Academic journal article Monthly Labor Review

Major Agreements in 1984 Provide Record Low Wage Increases

Academic journal article Monthly Labor Review

Major Agreements in 1984 Provide Record Low Wage Increases

Article excerpt

Major agreements in 1984 provide record low wage increases

In 1984, the size of wage adjustments under major collective bargaining agreements in private industry reached historic lows for the Bureau of Labor Statistics 17-year-old series.1 Settlements reached during the year provided adjustments (increases, decreases, and no wage change) averaging 2.4 percent for both the first year and annually over the life of the contracts. Adjustments peaked in 1981 and have declined steadily since. (See chart 1.) Wage adjustments actually put into effect during 1984, 3.7 percent on average, were also at a historic low.

Average wage adjustments under 1984 settlements were low because wages were frozen or reduced for a substantial proportion of workers, and average increases were the smallest ever. Such developments were not new, having first emerged as a result of 1981 negotiations. They were especially evident in 1982 settlements, and persisted in 1983 and 1984. (See table 1.)

When most of the parties involved in 1984 contracts last bargained in 1981 or 1982, the economy was in a recession and individual industries and firms was in a recession ficulty. By 1984, much of the economy had emerged from the 1981-82 recession, as reflected by major economic indicators. The gross national product increased 6.8 percent in constant (1972) dollars in 1984, following a 3.3-percent increase in 1983 and a 1.9-percent decrease in 1982; total industry utilization was 81.7 percent in December 1984, compared with 79.0 percent in December 1983, and up from 69.6 percent in November 1982; productivity (output per hour) in the business sector rose 3.6 percent in 1984, the largest annual average increase since 1976; the unemployment rate fell from a recession high of 10.7 percent in December 1982 to 8.1 percent in December 1983 and 7.1 percent a year later; the Consumer Price Index for All Urban Consumers (CPI-U) rose 4.0 percent in 1984, continuing the moderate rate of increase that started in 1982 (this index increased 13.3 percent in 1979 and 12.4 percent in 1980); the Employment Cost Index (ECI) showed a dampening of increases in employer costs for employee compensation, rising by only 4.9 percent in 1984, after a 9.8-percent increase in 1981, 6.4 percent in 1982, and 5.7 percent in 1983.
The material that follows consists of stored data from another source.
#define FS2P_MFMA(SET, MB, NB, AV)                                                                                      \
    acc[MB][NB] = __builtin_amdgcn_mfma_f32_32x32x16_bf16(__builtin_bit_cast(bf16x8, Bf[SET][NB]), __builtin_bit_cast(bf16x8, AV), \
                                                          acc[MB][NB], 0, 0, 0)
#define FS2P_SLICE(SET, MASKED, LIVE0, LIVE1, JN, ABASE, AKEY, BBASE)                                                   \
    do {                                                                                                                \
        u32x4 av0, av1;                                                                                                 \
        FS2P_WAIT_LGKM(4); FS2P_FENCE();                                                                                \
        av0 = Af[SET][0]; if (INACT) av0 = p_lrelu(av0, a.in_slope);                                                    \
        if (MASKED && !(LIVE0)) av0 = u32x4{0u, 0u, 0u, 0u};                                                            \
        FS2P_MFMA(SET, 0, 0, av0); FS2P_FENCE();                                                                        \
        const unsigned aa_ = (ABASE) + ((((AKEY)) ^ (unsigned)(JN)) << 4);                                              \
        const unsigned ba_ = (BBASE) + ((ckb ^ (unsigned)(JN)) << 4);                                                   \
        FS2P_DS_READ(Af[SET ^ 1][0], aa_, 0); FS2P_FENCE();                                                             \
        FS2P_WAIT_LGKM(4); FS2P_FENCE();                                                                                \
        FS2P_MFMA(SET, 0, 1, av0); FS2P_FENCE();                                                                        \
        FS2P_DS_READ(Bf[SET ^ 1][0], ba_, 0); FS2P_FENCE();                                                             \
        FS2P_WAIT_LGKM(4); FS2P_FENCE();                                                                                \
        FS2P_MFMA(SET, 0, 2, av0); FS2P_FENCE();                                                                        \
        FS2P_DS_READ(Bf[SET ^ 1][1], ba_, 4096); FS2P_FENCE();                                                          \
        FS2P_WAIT_LGKM(4); FS2P_FENCE();                                                                                \
        FS2P_MFMA(SET, 0, 3, av0); FS2P_FENCE();                                                                        \
        FS2P_DS_READ(Bf[SET ^ 1][2], ba_, 8192); FS2P_FENCE();                                                          \
        FS2P_WAIT_LGKM(4); FS2P_FENCE();                                                                                \
        av1 = Af[SET][1]; if (INACT) av1 = p_lrelu(av1, a.in_slope);                                                    \
        if (MASKED && !(LIVE1)) av1 = u32x4{0u, 0u, 0u, 0u};                                                            \
        FS2P_MFMA(SET, 1, 0, av1); FS2P_FENCE();                                                                        \
        FS2P_DS_READ(Bf[SET ^ 1][3], ba_, 12288); FS2P_FENCE();                                                         \
        FS2P_MFMA(SET, 1, 1, av1); FS2P_FENCE();                                                                        \
        FS2P_DS_READ(Af[SET ^ 1][1], aa_, 4096); FS2P_FENCE();                                                          \
        FS2P_MFMA(SET, 1, 2, av1); FS2P_FENCE();                                                                        \
        FS2P_MFMA(SET, 1, 3, av1); FS2P_FENCE();                                                                        \
    } while (0)

#define FS2P_SLICE1(SET, MASKED, LIVE0, JN, ABASE, AKEY, BBASE)                                                         \
    do {                                                                                                                \
        u32x4 av0;                                                                                                      \
        FS2P_WAIT_LGKM(3); FS2P_FENCE();                                                                                \
        av0 = Af[SET][0]; if (INACT) av0 = p_lrelu(av0, a.in_slope);                                                    \
        if (MASKED && !(LIVE0)) av0 = u32x4{0u, 0u, 0u, 0u};                                                            \
        FS2P_MFMA(SET, 0, 0, av0); FS2P_FENCE();                                                                        \
        const unsigned aa_ = (ABASE) + ((((AKEY)) ^ (unsigned)(JN)) << 4);                                              \
        const unsigned ba_ = (BBASE) + ((ckb ^ (unsigned)(JN)) << 4);                                                   \
        FS2P_DS_READ(Af[SET ^ 1][0], aa_, 0); FS2P_FENCE();                                                             \
        FS2P_WAIT_LGKM(3); FS2P_FENCE();                                                                                \
        FS2P_MFMA(SET, 0, 1, av0); FS2P_FENCE();                                                                        \
        FS2P_DS_READ(Bf[SET ^ 1][0], ba_, 0); FS2P_FENCE();                                                             \
        FS2P_WAIT_LGKM(3); FS2P_FENCE();                                                                                \
        FS2P_MFMA(SET, 0, 2, av0); FS2P_FENCE();                                                                        \
        FS2P_DS_READ(Bf[SET ^ 1][1], ba_, 4096); FS2P_FENCE();                                                          \
        FS2P_WAIT_LGKM(3); FS2P_FENCE();                                                                                \
        FS2P_MFMA(SET, 0, 3, av0); FS2P_FENCE();                                                                        \
        FS2P_DS_READ(Bf[SET ^ 1][2], ba_, 8192); FS2P_FENCE();                                                          \
        FS2P_DS_READ(Bf[SET ^ 1][3], ba_, 12288); FS2P_FENCE();                                                         \
    } while (0)
#define FS2P_SL(SET, MASKED, LIVE0, LIVE1, JN, ABASE, AKEY, BBASE)                                                      \
    do {                                                                                                                \
        if constexpr (MB == 2) { FS2P_SLICE(SET, MASKED, LIVE0, LIVE1, JN, ABASE, AKEY, BBASE); }                       \
        else { FS2P_SLICE1(SET, MASKED, LIVE0, JN, ABASE, AKEY, BBASE); }                                               \
    } while (0)

    auto land_set0 = [&]() {
        if constexpr (MB == 2)
            asm volatile("s_waitcnt lgkmcnt(0)" : "+v"(Af[0][0]), "+v"(Af[0][1]), "+v"(Bf[0][0]), "+v"(Bf[0][1]), "+v"(Bf[0][2]), "+v"(Bf[0][3]) :: "memory");
        else
            asm volatile("s_waitcnt lgkmcnt(0)" : "+v"(Af[0][0]), "+v"(Bf[0][0]), "+v"(Bf[0][1]), "+v"(Bf[0][2]), "+v"(Bf[0][3]) :: "memory");
    };
    int gs = 0, gc = 0, slot = 0;
    FS2P_WAIT_LGKM(0);
    __builtin_amdgcn_s_barrier();
    {
        const unsigned aa = a_base(0, 0) + (a_key(0) << 4), ba = b_base(0) + (ckb << 4);
        FS2P_DS_READ(Af[0][0], aa, 0); FS2P_DS_READ(Bf[0][0], ba, 0); FS2P_DS_READ(Bf[0][1], ba, 4096);
        FS2P_DS_READ(Bf[0][2], ba, 8192); FS2P_DS_READ(Bf[0][3], ba, 12288);
        if constexpr (MB == 2) FS2P_DS_READ(Af[0][1], aa, 4096);
        land_set0();
    }
    for (int k = 0; k < ntiles; ++k) {
        int mt, nt, kc0_unused;
        int split, nparts;
        p_tile_of(sc, k, units, mt, nt, kc0_unused, &split, &nparts);
        const int nkc_k = (k == ntiles - 1) ? nkc_last : nkc;
        const int m0 = mt * 256, n0 = nt * 128;
        unsigned vmask[2] = {0xffffffffu, 0xffffffffu};
        bool need_mask = false;
        if (!ONE_TAP) {
            const unsigned full = (taps >= 32) ? 0xffffffffu : ((1u << taps) - 1u);
#pragma unroll
            for (int mb = 0; mb < MB; ++mb) {
                const int m = m0 + wm * (32 * MB) + mb * 32 + fl;
                unsigned msk = 0;
                if (m < a.M) {
                    const int t = m % a.S;
                    for (int j = 0; j < taps; ++j) {
                        const int ts = t + j * a.dil - a.pad;
                        if (ts >= 0 && ts < a.S) msk |= 1u << j;
                    }
                }
                vmask[mb] = msk;
                need_mask = need_mask || (msk != full);
            }
            need_mask = __builtin_amdgcn_ballot_w64(need_mask) != 0ull;
        }
#pragma unroll
        for (int i = 0; i < MB; ++i)
#pragma unroll
            for (int j = 0; j < 4; ++j)
#pragma unroll
                for (int r = 0; r < 16; ++r) acc[i][j][r] = 0.f;

        auto run_tile = [&](auto maskc) {
            constexpr bool MASKED = decltype(maskc)::value;
            int tap = 0;
            for (int st = 0, nst = nkc_k * taps; st < nst; ++st) {
                {
                    const int abuf = ONE_TAP ? slot : (gc & 1);
                    const bool live0 = (vmask[0] >> tap) & 1u, live1 = (vmask[1] >> tap) & 1u;
                    const bool more = gs + 1 < total;
                    const unsigned ab = a_base(abuf, tap), ak = a_key(tap), bb = b_base(slot);
                    FS2P_SL(0, MASKED, live0, live1, 1, ab, ak, bb);
                    FS2P_SL(1, MASKED, live0, live1, 2, ab, ak, bb);
                    FS2P_SL(0, MASKED, live0, live1, 3, ab, ak, bb);
                    FS2P_WAIT_LGKM(0); FS2P_FENCE();
                    if (more) __builtin_amdgcn_s_barrier();
                    FS2P_FENCE();
                    int nslot = slot + 1; if (nslot == D) nslot = 0;
                    int ntap = tap + 1, ngc = gc; if (ntap == taps) { ntap = 0; ++ngc; }
                    const int nabuf = ONE_TAP ? nslot : (ngc & 1);
                    const unsigned nab = a_base(nabuf, ntap), nak = a_key(ntap), nbb = b_base(nslot);
                    FS2P_SL(1, MASKED, live0, live1, 0, nab, nak, nbb);
                    ++gs; slot = nslot; gc = ngc; tap = ntap;
                }
            }
        };
        if (need_mask) run_tile(std::true_type{}); else run_tile(std::false_type{});
        land_set0();

        if (nparts > 1) {
            p_epilogue_part(sc.tws + (size_t)sc.b * (256 * 128), acc, wm, fl, fh);
        } else if (sc.ks > 1) {
            p_epilogue_splitk(a, sc.ws + (size_t)split * a.M * a.N, acc, m0, n0, wm, fl, fh);
        } else {
            FS2_ACT_DISPATCH(a.act, (p_epilogue<ACT, MB>(a, acc, m0, n0, wm, fl, fh, lens_s, bias_s, lane)));
        }
    }
#undef FS2P_SL
#undef FS2P_SLICE1
#undef FS2P_SLICE
#undef FS2P_MFMA
}

template <bool ONE_TAP, bool WIDE, int INACT, int CW>
__global__ void __launch_bounds__(CW * 64 + 256, (CW + 4) / 4) conv_gemm_p_kernel(ConvGemmArgs a, PSched sc0) {
    extern __shared__ __attribute__((aligned(16))) unsigned char smem[];
    typedef PCfg<ONE_TAP, WIDE> C;
    const int tid = threadIdx.x, lane = tid & 63;
    const int wave = __builtin_amdgcn_readfirstlane(tid >> 6);
    PSched sc = sc0;
    sc.b = blockIdx.x;
    if (sc.tmap) {
        sc.n_real = __builtin_amdgcn_readfirstlane(sc.tmap[0]);
        sc.n_pad = sc.ntm - sc.n_real;
    }
    int32_t* lens_s = reinterpret_cast<int32_t*>(smem + C::AUX);
    float* bias_s = reinterpret_cast<float*>(smem + C::AUX + P_MAXB * 4) + (wave & 7) * 128;
    const int ntiles = p_ntiles(sc);
    PUnits units;
    p_units_load(sc, lane, units);
    if (wave < CW) {
        if (a.lens) {
            const int B = a.M / a.S;
            for (int i = tid; i < B; i += CW * 64) lens_s[i] = a.lens[i];
        }
        if (!a.accumulate && sc.n_pad > 0 && sc.ks == 1) {
            bf16_t* Y = reinterpret_cast<bf16_t*>(a.Y);
            const int n_pu = sc.n_pad * sc.ntn;
            for (int p = sc.b; p < n_pu; p += sc.G) {
                const int nt = p / sc.n_pad, pi = p - nt * sc.n_pad;
                const int m0 = sc.tmap[1 + sc.n_real + pi] * 256, n0 = nt * 128;
                for (int i = tid; i < 256 * 16; i += CW * 64) {
                    const int m = m0 + (i >> 4), n = n0 + (i & 15) * 8;
                    if (m < a.M && n < a.N) *reinterpret_cast<uint4*>(Y + (size_t)m * a.ldy + n) = make_uint4(0, 0, 0, 0);
                }
            }
        }
        if (ntiles > 0) p_consumer<ONE_TAP, WIDE, INACT, 8 / CW>(a, sc, smem, lane, wave, units, ntiles, lens_s, bias_s);
    } else if (ntiles > 0) {
        p_loader<ONE_TAP, WIDE>(a, sc, smem, lane, wave - CW, units, ntiles);
    }
}

__global__ void __launch_bounds__(64) tile_map_kernel(const int32_t* __restrict__ lens, int M, int S, int rows, int32_t* __restrict__ out) {
    const int lane = threadIdx.x;
    const int ntm = (M + rows - 1) / rows;
    int n_real = 0;
    for (int pass = 0; pass < 2; ++pass) {
        int n = 0;
        for (int base = 0; base < ntm; base += 64) {
            const int tm = base + lane;
            bool real = false, valid = tm < ntm;
            if (valid) {
                const int m0 = tm * rows, mlast = min(m0 + rows - 1, M - 1);
                const int b0 = m0 / S, b1 = mlast / S;
                real = !(b0 == b1 && (m0 - b0 * S) >= lens[b0]);
            }
            const bool pick = valid && (pass == 0 ? real : !real);
            const unsigned long long msk = __builtin_amdgcn_ballot_w64(pick);
            const int pos = n + __builtin_popcountll(msk & ((1ull << lane) - 1ull));
            if (pick) out[1 + (pass == 0 ? 0 : n_real) + pos] = tm;
            n += __builtin_popcountll(msk);
        }
        if (pass == 0) { n_real = n; if (lane == 0) out[0] = n; }
    }
}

Despite the improvement in the overall economy in 1984, many negotiators continued to face problems stemming from import competition, deregulation of the airline industry, nonunion competition (particularly in the construction industry), and structural changes in some industries (for example, changing product lines or production methods). Thus, settlements reached in 1984 reflected the pressure on management to reduce or hold down labor costs, and the job security concerns of workers which continued to dampen union wage demands.
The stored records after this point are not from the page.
template <int TW, int TH, int MB, int NB, bool STK>
__global__ __launch_bounds__(kThreads, 2)
void conv_wino_kernel(ConvArgs p) {
    constexpr int kKC = 8, WPX = 4;
    constexpr int TXN = TW / 2, NT = TXN * (TH / 2);
    static_assert(TH % 2 == 0, "F(2x2,3x3): even tile");
    static_assert(WPX * NB * 16 >= NT, "wave decomposition");
    constexpr int CT = 16 * MB;
    constexpr int kUP = 20;
    using Patch = PatchStage<TW, TH, 1, STK, kKC>;
    constexpr int PW = Patch::PW, PP = Patch::PP;
    constexpr int PATCH = kKC * PP;
    constexpr int WSZ = kKC * CT * kUP;
    static_assert(PATCH % 4 == 0, "16-byte aligned U region");

    __shared__ __attribute__((aligned(16))) float lds[PATCH + WSZ];
    __shared__ float lsc[2 * kMaxProC];
    float* lp = lds;
    float* lw = lds + PATCH;

    const int tid = threadIdx.x, lane = tid & 63, wave_px = tid >> 6;
    const ConvTile<TW, TH, 1, STK> t(p);
    const int co0 = t.by * CT;
    const size_t hw = (size_t)p.h * p.wd;
    const unsigned uhw = (unsigned)hw;
    const float* xin = p.x + (size_t)t.n * p.cin * hw;

    const int wq = lane >> 4, wl = lane & 15;
    int vbase[NB];
    const int ubase = (wq * CT + wl) * kUP;
    f32x4 wacc[MB][NB][16];
#pragma unroll
    for (int nb = 0; nb < NB; ++nb) {
        const int tt = min((wave_px * NB + nb) * 16 + wl, NT - 1);
        const int r0 = 2 * (tt / TXN), prow = (STK && r0 >= t.ra) ? r0 + 2 : r0;
        vbase[nb] = wq * PP + prow * PW + 2 * (tt % TXN);
    }
#pragma unroll
    for (int m = 0; m < MB; ++m)
#pragma unroll
        for (int nb = 0; nb < NB; ++nb)
#pragma unroll
            for (int q = 0; q < 16; ++q) wacc[m][nb][q] = f32x4{0.f, 0.f, 0.f, 0.f};

    auto compute_chunk = [&]() {
#pragma unroll
        for (int s = 0; s < kKC / 4; ++s) {
            float u[MB][16];
#pragma unroll
            for (int m = 0; m < MB; ++m) {
                const float4* us = reinterpret_cast<const float4*>(lw + ubase + (4 * s * CT + m * 16) * kUP);
#pragma unroll
                for (int q4 = 0; q4 < 4; ++q4) {
                    const float4 v4 = us[q4];
                    u[m][4 * q4 + 0] = v4.x;
                    u[m][4 * q4 + 1] = v4.y;
                    u[m][4 * q4 + 2] = v4.z;
                    u[m][4 * q4 + 3] = v4.w;
                }
            }
#pragma unroll
            for (int nb = 0; nb < NB; ++nb) {
                const float* src = lp + vbase[nb] + 4 * s * PP;
                float d[16], v[16];
#pragma unroll
                for (int r = 0; r < 4; ++r) {
                    const float2 lo = *reinterpret_cast<const float2*>(src + r * PW);
                    const float2 hi = *reinterpret_cast<const float2*>(src + r * PW + 2);
                    d[r * 4 + 0] = lo.x;
                    d[r * 4 + 1] = lo.y;
                    d[r * 4 + 2] = hi.x;
                    d[r * 4 + 3] = hi.y;
                }
                wino_input(d, v);
#pragma unroll
                for (int m = 0; m < MB; ++m)
#pragma unroll
                    for (int q = 0; q < 16; ++q)
                        wacc[m][nb][q] = __builtin_amdgcn_mfma_f32_16x16x4f32(u[m][q], v[q], wacc[m][nb][q], 0, 0, 0);
            }
        }
    };

    constexpr int KSTEP = kThreads / (4 * CT), UPT = kKC / KSTEP;
    static_assert(kThreads % (4 * CT) == 0 && kKC % KSTEP == 0, "whole channels per pass");
    const int ukc = tid / (4 * CT), uco = (tid >> 2) % CT, uq4 = tid & 3;
    const unsigned ustep = 64u * KSTEP * (unsigned)p.cout;
    const unsigned ugo = co0 + uco < p.cout ? 4u * (((unsigned)ukc * (unsigned)p.cout + (unsigned)(co0 + uco)) * 16u + 4u * (unsigned)uq4) : 0x80000000u;
    float* const ulds = lw + (ukc * CT + uco) * kUP + 4 * uq4;
    float4 uv[UPT];
    auto load_u = [&](int c0) {
        const __amdgpu_buffer_rsrc_t ru =
            buf_rsrc(p.wino_u + (size_t)c0 * p.cout * 16, 64u * (unsigned)min(kKC, p.cin - c0) * (unsigned)p.cout);
#pragma unroll
        for (int i = 0; i < UPT; ++i) uv[i] = buf_load4(ru, ugo + (unsigned)i * ustep);
    };
    auto store_u = [&]() {
#pragma unroll
        for (int i = 0; i < UPT; ++i) *reinterpret_cast<float4*>(ulds + i * KSTEP * CT * kUP) = uv[i];
    };

    const int nchunks = (p.cin + kKC - 1) / kKC;
    const bool vec = p.vec_ok && (t.tx0 + TW <= p.wd);

    if (vec) {
        Patch patch(p, t, lsc, tid);
        patch.load(p, xin, 0);
        for (int ch = 0; ch < nchunks; ++ch) {
            __syncthreads();
            load_u(ch * kKC);
            patch.store(p, lp, lsc, ch * kKC, tid);
            store_u();
            __syncthreads();
            if (ch + 1 < nchunks) patch.load(p, xin, (ch + 1) * kKC);
            compute_chunk();
        }
    } else {
        for (int ch = 0; ch < nchunks; ++ch) {
            const int c0 = ch * kKC;
            __syncthreads();
            Patch::stage_scalar(p, lp, xin, t.tx0, t.ty0, c0, tid);
            load_u(c0);
            store_u();
            __syncthreads();
            compute_chunk();
        }
    }

    float* yout = p.y + (size_t)t.n * p.cout * hw;
    const bool stats = p.stat_part != nullptr, masked = p.stat_mask_y != nullptr;
    float* red = lds;
    static_assert(WPX * CT * 2 <= PATCH + WSZ, "stat scratch must fit the staging LDS");
    if (stats) __syncthreads();
    const float* my = masked ? p.stat_mask_y + (size_t)t.n * p.cout * hw : nullptr;
    const bool y2 = (p.wd & 1) == 0 && (reinterpret_cast<size_t>(p.y) & 7) == 0;
    bool pok[NB][4];
    unsigned pofs[NB][4];
#pragma unroll
    for (int nb = 0; nb < NB; ++nb) {
        const int tt = (wave_px * NB + nb) * 16 + wl;
        const int r0 = 2 * (tt / TXN), ox = t.tx0 + 2 * (tt % TXN);
        const bool in_a = r0 < t.ra;
        const int oy = in_a ? t.gyA0 + r0 : r0 - t.ra;
        const bool img_ok = tt < NT && (in_a ? t.imgA_ok : t.imgB_ok);
        const unsigned base = (unsigned)((in_a ? t.imgA : t.imgA + 1) * p.cout) * uhw;
#pragma unroll
        for (int q = 0; q < 4; ++q) {
            const int py = oy + (q >> 1), px = ox + (q & 1);
            pok[nb][q] = img_ok && py < p.h && px < p.wd;
            pofs[nb][q] = pok[nb][q] ? base + (unsigned)py * (unsigned)p.wd + (unsigned)px : 0u;
        }
    }
#pragma unroll
    for (int m = 0; m < MB; ++m) {
#pragma unroll
        for (int i = 0; i < 4; ++i) {
            const int cl = m * 16 + 4 * wq + i;
            const int co = co0 + cl;
            const bool co_ok = co < p.cout;
            const size_t cofs = (size_t)min(co, p.cout - 1) * hw;
            float out[NB][4], oldv[NB][4], yv[NB][4];
#pragma unroll
            for (int nb = 0; nb < NB; ++nb) {
                float mm[16];
#pragma unroll
                for (int q = 0; q < 16; ++q) mm[q] = wacc[m][nb][q][i];
                wino_output(mm, out[nb]);
                if (p.accumulate) {
#pragma unroll
                    for (int q = 0; q < 4; ++q) oldv[nb][q] = yout[cofs + pofs[nb][q]];
                }
                if (masked) {
#pragma unroll
                    for (int q = 0; q < 4; ++q) yv[nb][q] = my[cofs + pofs[nb][q]];
                }
            }
#pragma unroll
            for (int nb = 0; nb < NB; ++nb) {
                if (p.accumulate) {
#pragma unroll
                    for (int q = 0; q < 4; ++q) out[nb][q] += oldv[nb][q];
                }
                if (co_ok) {
#pragma unroll
                    for (int r = 0; r < 2; ++r) {
                        float* dst = yout + cofs + pofs[nb][2 * r];
                        if (y2 && pok[nb][2 * r] && pok[nb][2 * r + 1]) {
                            *reinterpret_cast<float2*>(dst) = make_float2(out[nb][2 * r], out[nb][2 * r + 1]);
                        } else {
                            if (pok[nb][2 * r]) dst[0] = out[nb][2 * r];
                            if (pok[nb][2 * r + 1]) yout[cofs + pofs[nb][2 * r + 1]] = out[nb][2 * r + 1];
                        }
                    }
                }
            }
            if (!stats) continue;
            float s1 = 0.f, s2 = 0.f;
            if (!masked) {
                const float pv = (p.stat_pivot != nullptr && co_ok) ? p.stat_pivot[co] : 0.f;
#pragma unroll
                for (int nb = 0; nb < NB; ++nb)
#pragma unroll
                    for (int q = 0; q < 4; ++q)
                        lf::stat_accumulate(out[nb][q], pok[nb][q], false, pv, 0.f, 0.f, 0.f, 0, s1, s2);
            } else {
                const float msc = p.mask_scale[min(co, p.cout - 1)], msh = p.mask_shift[min(co, p.cout - 1)];
#pragma unroll
                for (int nb = 0; nb < NB; ++nb)
#pragma unroll
                    for (int q = 0; q < 4; ++q)
                        lf::stat_accumulate(out[nb][q], co_ok && pok[nb][q], true, 0.f, yv[nb][q], msc, msh, p.mask_relu,
                                            s1, s2);
            }
            s1 = row_sum16(s1);
            s2 = row_sum16(s2);
            if (wl == 0) {
                red[(wave_px * CT + cl) * 2] = s1;
                red[(wave_px * CT + cl) * 2 + 1] = s2;
            }
        }
    }
    if (stats) write_stat_part<WPX, CT>(p, red, t.bz, t.tile, co0, tid);
}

Settlements provide record low adjustments

Reacting to a variety of economic concerns, 1984 contracts provided record low adjustments, averaging 2.4 percent in both the first contract year and annually over the life of the agreement. (See table 2.) The previous lows, in 1983, were 2.6 percent in the first year and 2.8 percent over the life of the contract.

About 2.3 million of the 7.3 million workers under major agreements were covered by 1984 settlements. The last time parties to these settlements bargained (2 to 3 years ago in most cases), wage adjustments averaged 5.9 percent in the first contract year and 4.9 percent annually over the contract life. These averages reflect, in part, settlements reached in 1982, and to a lesser extent 1983, which provided smaller wage adjustments than in earlier years.

About 720,000 workers (or 31 percent of those covered under 1984 settlements) will receive lump-sum payments that are not incorporated into employees' wage rates during their contract term. Such payments are provided by 38 (7 percent) of the 550 agreements reached in the year. …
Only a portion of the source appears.